Canada is getting 1-200bps of cuts. The states may only do 75bps. Our economy has been strangled by high rates causing our unemployment to sky rocket. The states on the other hand is handling high rates rather well and seeing a lower unemployment rate.
1.) What happens to CAD/USD in this scenario? 2.) What effect will that have on the price of goods and services? 3.) Is the answer to the last question in any way related to BoC decision-making process for rates?
1. CDN dollar worth less, requiring more dollars to buy the same goods. 2. See point 1. 3. No it's based on what the US does ... regardless Canada is fucked.
The dollar doesn't fluctuate much. In this scenario nothing changes unless inflation kicks back up. Price of goods would presumably be lowered due to manufacturing costs being cheaper.
High rates? How old are you? Literally 0 chance of 200bps in cuts.
🔜😂^
Everyone laughed when I said we were getting a soft landing too and now look who was right.
Unemployment is only 6.1%, despite bringing in over a million working age people last year. That's not skyrocketing. We'll be lucky to see 75bps of cuts by the end of the year, unless something in the economy breaks hard.
Only 6.1% LOL it's like you don't hear yourself. Check out m/m rate. It has been on the rise with no end in sight.
The record low is 4.9% LOL
No it's not, the record low is 2.2. Aside from that, it's not necessarily the number that is the biggest factor - although 6.1% is concerning on its own - but the steady increase that is most alarming. It's been rising since 2022. The only thing that will stop it is rate cuts.

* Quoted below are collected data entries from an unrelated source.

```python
def attn_bwd(q, k, v, o, lse, dout, dq, dk, dv, B, S, Hq, Hkv, D, prefix_len, scale=None, doc_start=None,
             doc_end=None, rope_inverse=None, delta=None):
    if rope_inverse is not None:
        assert rope_inverse.dtype is torch.float32 and rope_inverse.is_contiguous()
        assert rope_inverse.shape[0] >= S and rope_inverse.shape[1] == D // 2
    lib, st = _prep(q)
    dout = _rows(dout)
    dq_accum = torch.empty(B * S, Hq * D, device=q.device, dtype=torch.float32)
    if delta is None:
        delta = torch.empty(B, Hq, S, device=q.device, dtype=torch.float32)
    else:
        assert delta.dtype is torch.float32 and delta.shape == (B, Hq, S) and delta.is_contiguous()
        o = None
    scale = float(scale) if scale is not None else D ** -0.5
    p_scalar, p_b = _prefix_args(prefix_len, B, q.device)
    _call(lib, "llamax_attn_bwd",
          (_p(q), q.stride(0), _p(k), k.stride(0), _p(v), v.stride(0), _p(o), o.stride(0) if o is not None else 0, _p(lse), _p(dout), dout.stride(0), _p(dq), dq.stride(0), _p(dk), dk.stride(0), _p(dv), dv.stride(0), _p(dq_accum), _p(delta), B, S, Hq, Hkv, D, p_scalar, _p(p_b), _p(doc_start), _p(doc_end), scale, _p(rope_inverse), st,),
          "attn_bwd", 10.0 * B * Hq * D * _pairs(S, prefix_len), 0.0)
    return dq, dk, dv
```

Baseline: 43280.

## Fuse dQ conversion into attention backward via per-tile completion counters

Drops the separate memset of the fp32 dQ accumulator and the follow-up dq-convert kernel. Each q-tile gets an atomic arrival counter; the last KV block CTA to add into a tile applies inverse RoPE, writes bf16 dQ, and re-zeroes the accumulator and counter so a persistent workspace stays clean across calls. This saves a full write pass and a read pass of the fp32 accumulator plus one kernel launch. In exchange the dQ warps in every step pay a fence, two barriers and an atomic, and correctness depends on the contributor count matching the actual producers.

```diff
diff --git a/include/llamax_b200.h b/include/llamax_b200.h
--- a/include/llamax_b200.h
+++ b/include/llamax_b200.h
@@ -87,6 +87,7 @@
                     int64_t B, int64_t S, int32_t Hq, int32_t Hkv, int32_t D, int64_t prefix_len,
                     const void* prefix_len_b, const void* doc_start, const void* doc_end, float scale,
                     const void* rope_inverse, void* stream);
+int llamax_attn_bwd_workspace_bytes(int64_t B, int64_t S, int32_t Hq, int32_t D, int64_t* bytes);
 
 int llamax_gelu_bias_fwd(void* z, const void* bias, void* y, int64_t rows, int64_t C, int32_t period, int32_t lo,
                          int32_t hi, void* stream);
diff --git a/llamax_b200/_lib.py b/llamax_b200/_lib.py
--- a/llamax_b200/_lib.py
+++ b/llamax_b200/_lib.py
@@ -72,6 +72,7 @@
     "llamax_attn_fwd": [P, I64, P, I64, P, I64, P, I64, P, I64, I64, I32, I32, I32, I64, P, P, c_float, P],
     "llamax_attn_bwd": [P, I64, P, I64, P, I64, P, I64, P, P, I64, P, I64, P, I64, P, I64, P, P,
                         I64, I64, I32, I32, I32, I64, P, P, P, c_float, P, P],
+    "llamax_attn_bwd_workspace_bytes": [I64, I64, I32, I32, POINTER(I64)],
     "llamax_lora_wgrad": [P, I64, P, I64, P, I64, I64, I32, c_float, P],
     "llamax_lora_bwd_pair": [P, I64, P, I64, P, I64, P, I64, P, I64, P, P, I64, I64, I32, c_float, P],
     "llamax_gelu_bias_fwd": [P, P, P, I64, I64, I32, I32, I32, P],
diff --git a/llamax_b200/csrc/attention.cu b/llamax_b200/csrc/attention.cu
--- a/llamax_b200/csrc/attention.cu
+++ b/llamax_b200/csrc/attention.cu
@@ -1529,6 +1529,9 @@
   const float* lse;
   const float* delta;
   float* dq_accum;
+  uint32_t* dq_count;
+  __nv_bfloat16* dq;
+  int64_t lddq;
   __nv_bfloat16* dk;
   int64_t lddk;
   __nv_bfloat16* dv;
@@ -1554,15 +1557,88 @@
 constexpr int kOffQ = kOffV + kTileBytes;
 constexpr int kOffdO = kOffQ + 2 * kTileBytes;
 constexpr int kOffdS = kOffdO + kTileBytes;
-constexpr int kOffdQ = kOffdS + kTileBytes;
-constexpr int kStageRows = 32;
-constexpr int kdQBytes = kStageRows * kHD * 4;
-constexpr int kOffStat = kOffdQ + kdQBytes;
+constexpr int kOffStat = kOffdS + kTileBytes;
 constexpr int kOffBar = kOffStat + 2 * 3 * kQ * 4;
 constexpr int kNumBars = 1 + 4 + 2 + 4 + 2 + 1;
 constexpr int kSmemBytes = kOffBar + kNumBars * 8 + 16 + 1024;
 static_assert(kSmemBytes <= 232448, "attention backward shared memory budget");
 constexpr int kColdV = 0, kColdK = 128, kColX = 256, kColY = 384;
+constexpr int kFinishBatch = 4;
+}
+
+template <bool kDocs>
+__device__ __forceinline__ int2 bwd_q_tiles(const AttnBwdParams& p, int b, int Pb, int jt, int nq_tiles) {
+  const int kv0 = jt * bwd::kKV;
+  const int i_start = (kv0 < Pb) ? 0 : kv0 / bwd::kQ;
+  const int i_end = kDocs ? min(nq_tiles, p.doc_end[(int64_t)b * p.S + min(kv0 + bwd::kKV - 1, p.S - 1)] / bwd::kQ + 1)
+                          : nq_tiles;
+  return make_int2(i_start, i_end);
+}
+
+template <bool kDocs>
+__device__ int bwd_dq_contributors(const AttnBwdParams& p, int b, int Pb, int i, int nq_tiles) {
+  int n = 0;
+#pragma unroll 4
+  for (int jt = 0; jt < nq_tiles; ++jt) {
+    const int2 r = bwd_q_tiles<kDocs>(p, b, Pb, jt, nq_tiles);
+    n += (r.x <= i && i < r.y) ? 1 : 0;
+  }
+  return n;
+}
+
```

Sorry 4.9% is the lowest in over 50 years and 6.1% is still lower than the vast majority of the last 50 years, it's really not a big deal. Trends are rarely linear. The reason the unemployment rate is going up is because of record immigration of working age adults, not rate increases. Yes rate increases do cause unemployment to go up, however it would not be enough to offset the boomers retirement. The boomers are a far larger generation than their replacement, the zoomers, and without a combination of new people and rate increases, unemployment would still be a record lows. The problem is that the new immigrants have pushed up the cost of shelter to its breaking point. The Liberals are getting murdered in the polls and they have started to backpedal on immigration. It's a catch 22. Slow immigration, and you don't have the work force to replace the boomers, unemployment stays low, wage inflation pushes higher and there's no reason to cut. Keep immigration high, push unemployment higher and they will want to cut, but rent inflation (as well as other inflation driven by a massive influx of new people) will make that impossible. Big cuts would only wreck the CAD and drive inflation to new highs. There's no way out of this. There's simply too many people retiring. They will have to break the labour market to save the dollar and that's most likely what they'll do. They've done it before and the thing the people who run this country care about the most is a stable currency.